I will craft examples around boat building to better explain what I understood. Leap would be to transform a sail boat into a motor boat by cutting the mast and adding a motor. Parallel would be adding a motor and when that motor works in a satisfying manner removing the mast. Stepping stone would be, starting from scratch to build a hull that floats, then add flooring and oars and verify the boat navigates, finally add a motor. The simplification would be to build boat that can navigate on a lake on a calm day, then enhance it to navigate on a stormy day, then adapt it to navigate close to the coast and finally adapt it to navigate on the open ocean.

I wonder if prototyping is also a distinct design strategy.

Anyway, overall a valuable talk from Kent Beck. Much better than last year’s or this year’s keynotes.

For those who arrived late that day (the day after the conference party), they missed the most important talk of the conference. See Martin Fowler’s reflection on it to get an idea.

For me it was a liberating talk. First because I had fallen into the habit of not thinking enough about storage, with the reflex of falling back to the familiar RDBMS type. And this is costing my current project a lot of time and effort. Tim Bray managed in fifteen minutes to break that idea by presenting the storage choices available at each point in the storage hierarchy.

For instance when you have to persist objects, why go to object relational mappings and RDBMS at all ? Why not use the file system directly ? As a side note, in my current project we did and had to revert to RDBMS because our system administrators could not make file system replication work !

The talk continued on with a very useful enumeration of the various alternates for each element of the persistence stack.

He concluded on performance comparisons between storage media (memory, networdked memory, solid state disk, disk and tape). And a quick review of the impact of the file system implementation on the disk performances.

A liberation I tell you !

I recently had to prepare a four minutes talk to present my favourite design pattern.
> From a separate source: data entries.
template <int DT, int METRIC, int LPC, bool NCH1, int MASKED = MASK_NONE>
__global__ void __launch_bounds__(PANN_WAVE, PANN_MINWAVES_B64) beam_search_b64_kernel(BSParams P) {
  const int lane = threadIdx.x;
  extern __shared__ __align__(16) uint8_t smem[];
  uint64_t* S = reinterpret_cast<uint64_t*>(smem);
  uint64_t* C = S + 64;
  uint8_t* Sv = reinterpret_cast<uint8_t*>(C + P.ccap);
  uint4* qlds = reinterpret_cast<uint4*>(Sv + 64);
  uint32_t* H = reinterpret_cast<uint32_t*>(qlds + (NCH1 ? 0 : P.nch * LPC));
  uint32_t* Pl = reinterpret_cast<uint32_t*>(S);

  const uint32_t hsize = 1u << P.bits, hmask = hsize - 1u;
  const uint32_t beam = P.beam;
  const uint32_t BIG_ORD = f2ord(2147483648.0f);
  const uint32_t qi = P.order ? P.order[blockIdx.x] : blockIdx.x;
  if (blockIdx.x >= P.prio_start) __builtin_amdgcn_s_setprio(3);

  for (uint32_t i = lane; i < hsize; i += PANN_WAVE) H[i] = SENTINEL;
  const int64_t self = P.query_ids ? (int64_t)P.query_ids[qi] : -1;
  const uint8_t* qrow = P.query_ids ? P.points + (uint64_t)self * P.pstride : P.queries + (uint64_t)qi * P.qstride;
  QReg<DT> qreg{};
  load_query<DT, LPC, NCH1>(qrow, P.dbytes, P.nch, qreg, qlds, lane);
  PANN_WSYNC();

  uint32_t f = 0, c = 0, nvis = 0, dcmps = P.nstarts, degsum = 0, ndrop = 0;
  uint64_t fkey = KEY_INF;
  uint32_t fflag = 0;
  uint64_t* DL = P.dropped + (size_t)qi * P.dcap;
  [[maybe_unused]] MaskedList R{reinterpret_cast<uint64_t*>(smem + P.rl_off), P.out.out_k ? KEY_INF : 0ull, 0u};
  [[maybe_unused]] const uint32_t thr_lane = P.out.out_k ? P.out.out_k - 1u : 0u;
  [[maybe_unused]] MaskSrc M{};
  if constexpr (MASKED) { M = mask_src<MASKED>(P, qi); R.L[lane] = KEY_INF; }
  PANN_STAMP_BEGIN();

  {
    const bool act = lane < (int)P.nstarts;
    const uint32_t a = act ? P.starts[(size_t)qi * P.starts_stride + lane] : 0u;
    (void)filter_update<true>(H, hmask, act, a, lane);
    [[maybe_unused]] uint32_t aword = 0u;
    if constexpr (MASKED) if (act) aword = mask_word<MASKED>(M, a);
    if (act) Pl[lane] = a;
    PANN_WSYNC();
    if constexpr (MASKED)
      c = gather_distances_masked<DT, METRIC, LPC, NCH1, 4, MASKED>(P, qreg, qlds, Pl, P.nstarts, 0xFFFFFFFFu, C, c, lane,
                                                            masked_note(act, (uint32_t)lane, a), aword, M, R, thr_lane);
    else
    c = gather_distances<DT, METRIC, LPC, NCH1, 4>(P, qreg, qlds, Pl, P.nstarts, 0xFFFFFFFFu, C, c, lane);
    PANN_WSYNC();
  }

  uint32_t pref_id = SENTINEL, pref_row = SENTINEL;
  bool first = true;
  for (;;) {
    bool do_merge = first;
    if (!first) {
      const uint64_t um = __ballot(lane < (int)f && fflag == 0);
      if (um == 0ull || nvis >= P.limit) break;
      const int cur_idx = __ffsll((unsigned long long)um) - 1;
      const bool more_unvisited = (um & (um - 1)) != 0ull;
      PANN_STAMP(0);
      const uint64_t cur_key = readlane64(fkey, cur_idx);
      const uint32_t cur = key_id(cur_key);
      if (lane == cur_idx) fflag = 1;
      if (lane == 0 && P.out.visited_cap) record_visit(P, qi, nvis, cur_key);
      nvis++;
      uint32_t cutoff_ord = BIG_ORD;
      if (f == beam) cutoff_ord = (uint32_t)(readlane64(fkey, (int)f - 1) >> 32);

      asm volatile("s_waitcnt vmcnt(0)" : "+v"(pref_row));
      const bool pref_hit = PANN_B64_PREFETCH && (pref_id == cur);
      const uint32_t pref_val = pref_row;
      pref_id = SENTINEL;
      if (PANN_B64_PREFETCH) {
        const uint64_t rest = um & (um - 1);
        if (rest) {
          pref_id = key_id(readlane64(fkey, __ffsll((unsigned long long)rest) - 1));
          const uint32_t* np = P.graph + (size_t)pref_id * P.gstride + min((uint32_t)lane, P.gstride - 1);
          asm volatile("global_load_dword %0, %1, off" : "=v"(pref_row) : "v"(np));
        }
      }

      const uint32_t* row = P.graph + (size_t)cur * P.gstride;
      for (uint32_t i0 = 0; i0 < P.gstride; i0 += PANN_WAVE) {
        const uint32_t i = i0 + lane;
        uint32_t a = SENTINEL;
        if (i0 == 0 && pref_hit) { if (i < P.gstride) a = pref_val; }
        else if (i < P.gstride) a = row[i];
        const bool act = (a != SENTINEL) && (i < P.degree_limit);
        const uint64_t am = __ballot(act);
        PANN_STAMP(1);
        if (am == 0ull) break;
        degsum += __popcll(am);
        const bool seen = filter_update<true>(H, hmask, act, a, lane);
        const bool keep = act && !seen && ((int64_t)a != self);
        const uint64_t km = __ballot(keep);
        const uint32_t m = __popcll(km);
        [[maybe_unused]] uint32_t aword = 0u;
        if constexpr (MASKED) if (keep) aword = mask_word<MASKED>(M, a);
        const uint32_t mypos = lanes_below(km, lane);
        if (keep) Pl[mypos] = a;
        dcmps += m;
        PANN_WSYNC();
        PANN_STAMP(2);
        if constexpr (MASKED) {
          if (m) c = gather_distances_masked<DT, METRIC, LPC, NCH1, PANN_GU, MASKED>(P, qreg, qlds, Pl, m, cutoff_ord, C, c, lane,
                                                                             masked_note(keep, mypos, a), aword, M, R, thr_lane);
        } else {
        if (m) c = gather_distances<DT, METRIC, LPC, NCH1, PANN_GU>(P, qreg, qlds, Pl, m, cutoff_ord, C, c, lane);
        }
        PANN_WSYNC();
        PANN_STAMP(3);
      }
      const bool skip = (c == 0) || (P.skip_enabled && c < beam / 8 && more_unvisited);
      do_merge = !skip;
    }
    if (do_merge) {
      const uint32_t f_old = f;
      const bool track = P.cut_enabled && !first;
      uint32_t lt = 0;
      for (uint32_t c0 = 0; c0 < c; c0 += PANN_WAVE) {
        const uint32_t cc = min(c - c0, (uint32_t)PANN_WAVE);
        const uint64_t ckey = (lane < (int)cc) ? C[c0 + lane] : KEY_INF;
        const bool fl = lane < (int)f;
        uint32_t myp = 0, rank_c = 0, below_f = 0;
        uint64_t live_mask = 0;
        const uint64_t vmask = __ballot(fl);
        const uint32_t cid = (uint32_t)ckey, fid = (uint32_t)fkey;
        for (uint32_t i = 0; i < cc; i++) {
          const uint64_t kk = readlane64(ckey, (int)i);
          const uint32_t kid = (uint32_t)kk;
          const bool g = kk < fkey;
          const uint64_t gtm = __ballot(g);
          const uint64_t eqm = __ballot(fid == kid);
          const uint64_t dupm = __ballot(cid == kid) & ((1ull << i) - 1ull);
          if (eqm == 0ull && dupm == 0ull) {
            live_mask |= 1ull << i;
            if (lane == (int)i) myp = f - (uint32_t)__popcll(gtm & vmask);
            rank_c += (kk < ckey) ? 1u : 0u;
            below_f += g ? 1u : 0u;
          }
        }
        const uint32_t nvalid = __popcll(live_mask);
        const bool clive = (lane < (int)cc) && ((live_mask >> lane) & 1ull);
        const uint32_t cpos = rank_c + myp, fpos = (uint32_t)lane + below_f;
        if (clive && cpos < beam) {
          uint32_t flag = 0u;
          for (uint32_t t = 0; t < ndrop; t++)
            flag |= (__hip_atomic_load(DL + t, __ATOMIC_RELAXED, PANN_PRIVATE_SCOPE) == ckey) ? 2u : 0u;
          S[cpos] = ckey; Sv[cpos] = (uint8_t)flag;
        }
        if (fl && fpos < beam) { S[fpos] = fkey; Sv[fpos] = (uint8_t)fflag; }
        if (track) {
          const bool lost = fl && fflag == 1u && fpos >= beam;
          const uint64_t lm = __ballot(lost);
          if (lost) {
            const uint32_t at = ndrop + lt + lanes_below(lm, lane);
            if (at < P.dcap) DL[at] = fkey; else atomicOr(P.status, 2u);
          }
          lt += __popcll(lm);
        }
        PANN_WSYNC();
        f = min(f + nvalid, beam);
        fkey = (lane < (int)f) ? S[lane] : KEY_INF;
        fflag = (lane < (int)f) ? (uint32_t)Sv[lane] : 0u;
        PANN_WSYNC();
      }
      uint32_t f_new = f;
      if (!first && P.cut_enabled && f_new > P.k) {
        const float dk = key_dist(readlane64(fkey, (int)P.k));
        const float thr = (float)(P.cut * (double)dk);
        const uint64_t thr_key = (uint64_t)f2ord(thr) << 32;
        const uint32_t ub = __popcll(__ballot(lane < (int)f_new && fkey <= thr_key));
        f_new = max(ub, f_old);
      }
      if (f_new == beam) {
        ndrop = 0;
      } else if (track) {
        const bool lost = lane >= (int)f_new && lane < (int)f && fflag == 1u;
        const uint64_t lm = __ballot(lost);
        if (lost) {
          const uint32_t at = ndrop + lt + lanes_below(lm, lane);
          if (at < P.dcap) DL[at] = fkey; else atomicOr(P.status, 2u);
        }
        lt += __popcll(lm);
        ndrop = min(ndrop + lt, P.dcap);
        if (lt) __builtin_amdgcn_s_waitcnt(0);
      }
      f = f_new;
      if (lane >= (int)f) { fkey = KEY_INF; fflag = 0u; }
      c = 0;
    }
    PANN_STAMP(4);
    first = false;
  }
  asm volatile("s_waitcnt vmcnt(0)" : "+v"(pref_row));

  const size_t qo = (size_t)qi * P.out.out_k;
  if constexpr (MASKED) {
    const uint64_t rkey = R.L[lane];
    const uint64_t fill = __ballot(rkey != KEY_INF);
    if (lane < (int)P.out.out_k) {
      const bool ok = rkey != KEY_INF;
      if (P.out.ids) P.out.ids[qo + lane] = ok ? key_id(rkey) : SENTINEL;
      if (P.out.dists) P.out.dists[qo + lane] = ok ? key_dist(rkey) : __builtin_inff();
    }
    if (lane == 0) {
      if (P.result_count) P.result_count[qi] = min((uint32_t)__popcll(fill), P.out.out_k);
      if (P.allowed_cmps) P.allowed_cmps[qi] = R.cmps;
    }
  } else
  if (lane < (int)P.out.out_k) {
    const bool ok = lane < (int)f;
    if (P.out.ids) P.out.ids[qo + lane] = ok ? key_id(fkey) : SENTINEL;
    if (P.out.dists) P.out.dists[qo + lane] = ok ? key_dist(fkey) : __builtin_inff();
  }
  PANN_STAMP_FLUSH(qi);
  if (lane == 0) write_counters(P, qi, f, nvis, dcmps, degsum);
}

Proxy was my choice and it made me realise a few things about it.

First that in the pattern (as it was defined by Erich Gamma, Richard Helm, Ralph Johnson, and John Vlissides) the proxy has the same responsibilities as the real subject. This is a much more restrictive definition than what I had come to think as proxies. Also in one form or another the proxy is used to control (mediate ?) access to the real subject. Nothing new here, this is the plain definition.

I have three typical uses for the Proxy. First the access to remote objects which is now so commonplace that people hardly notice it. Second error handling around resources that can become unavailable (connections for instance). Finally access to pooled or cached instances of objects. In that last case it means the proxy can be left as a permanent placeholder and negotiate the use of the actual resource when needed (see of the impact of caching on your design). This last use also realises for dynamic objects what the flyweight pattern intends for static ones.
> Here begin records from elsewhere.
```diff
@@ -169,14 +179,24 @@
         if mask is not None:
             self._mask.copy_(mask.to(torch.uint8))
             mask_ptr = self._mask.data_ptr()
+        self._touch()
         self._b.check(self._b.lib.sss_reset(self._h, self._seeds.data_ptr(), self._tl.data_ptr(), mask_ptr, self._stream()))
         return self._obs(), {"wall_time": self.obs_f64[:, 1]}
 
     def step_async(self, stage_idx: torch.Tensor, num_exec: torch.Tensor) -> None:
         assert stage_idx.dtype == torch.int32 and num_exec.dtype == torch.int32
         assert stage_idx.device == self.device and stage_idx.is_contiguous() and num_exec.is_contiguous()
-        self._b.check(self._b.lib.sss_step(self._h, stage_idx.data_ptr(), num_exec.data_ptr(), int(self.auto_reset),
-                                           self.seed_stride, self._stream()))
+        self._touch()
+        sp, np_, stream = stage_idx.data_ptr(), num_exec.data_ptr(), self._stream()
+        asked = self._asked
+        if (self.fuse_policy and asked is not None and sp == self._act_stage.data_ptr() and np_ == self._act_nexec.data_ptr()
+                and getattr(self, "_timeline", None) is None):
+            nxt_stage, nxt_nexec = self._act_spare
+            self._b.check(self._b.lib.sss_step_prepare(self._h, sp, np_, int(self.auto_reset), self.seed_stride, asked[0], asked[1],
+                                                       nxt_stage.data_ptr(), nxt_nexec.data_ptr(), stream))
+            self._prepared = (asked[0], asked[1], stream, self._gen)
+            return
+        self._b.check(self._b.lib.sss_step(self._h, sp, np_, int(self.auto_reset), self.seed_stride, stream))
 
     def step_bounded_async(self, stage_idx: torch.Tensor, num_exec: torch.Tensor, max_events: int, ready: torch.Tensor | None = None) -> torch.Tensor:
         assert stage_idx.dtype == torch.int32 and num_exec.dtype == torch.int32
@@ -186,6 +206,7 @@
                 self._ready = torch.ones(self.num_envs, dtype=torch.uint8, device=self.device)
             ready = self._ready
         assert ready.dtype == torch.uint8 and ready.is_contiguous() and ready.numel() == self.num_envs
+        self._touch()
         self._b.check(self._b.lib.sss_step_bounded(self._h, stage_idx.data_ptr(), num_exec.data_ptr(), int(self.auto_reset), self.seed_stride, int(max_events),
                                                    ready.data_ptr(), self._stream()))
         return ready
@@ -267,13 +288,20 @@
         return pid
 
     def policy_actions(self, policy: str = "fair", param: int = 0):
-        pid = self._policy_id(policy, param)
-        self._b.check(self._b.lib.sss_policy(self._h, pid, int(param), self._act_stage.data_ptr(),
-                                             self._act_nexec.data_ptr(), self._stream()))
+        pid, param, stream = self._policy_id(policy, param), int(param), self._stream()
+        self._asked = (pid, param)
+        if self._prepared == (pid, param, stream, self._gen):
+            spare = self._act_spare
+            self._act_spare = (self._act_stage, self._act_nexec)
+            self._act_stage, self._act_nexec = spare
+            self._prepared = None
+        else:
+            self._b.check(self._b.lib.sss_policy(self._h, pid, param, self._act_stage.data_ptr(), self._act_nexec.data_ptr(), stream))
         return {"stage_idx": self._act_stage, "num_exec": self._act_nexec}
 
     def rollout(self, policy: str, n_steps: int, param: int = 0) -> None:
         pid = self._policy_id(policy, param)
+        self._touch()
         self._b.check(self._b.lib.sss_rollout(self._h, pid, int(param), int(n_steps), int(self.auto_reset),
                                               self.seed_stride, self._stream()))
 
```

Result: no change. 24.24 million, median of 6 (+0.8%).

After thinking about I found why this pattern was significant for me. First is that proxies enable some degree of separation of concerns (say error handling versus and actual function), making the proxy a lightweight aspectisation (see how Spring does aop). Second I like it because it provides a great example of the usefulness of loose coupling through interfaces (another one being unit testing). Finally I find that proxies give a more dynamic feel to an application. They enable easy reconfiguration, hot swapping of objects and controls. This is particularly useful in a language like Java.

I will end this short presentation of my “favourite design pattern” with a note on dynamic proxies in Java. They do not necessarily lead to implementations of the proxy pattern. They can just as well be used to implement other structural patterns (from facade to bridge and adapter).

And that made me realise that design patterns are first and foremost about the intent. The implementation of different patterns can be the same, making them difficult to identify in a code base. One more reason to use sensible naming in your code I guess.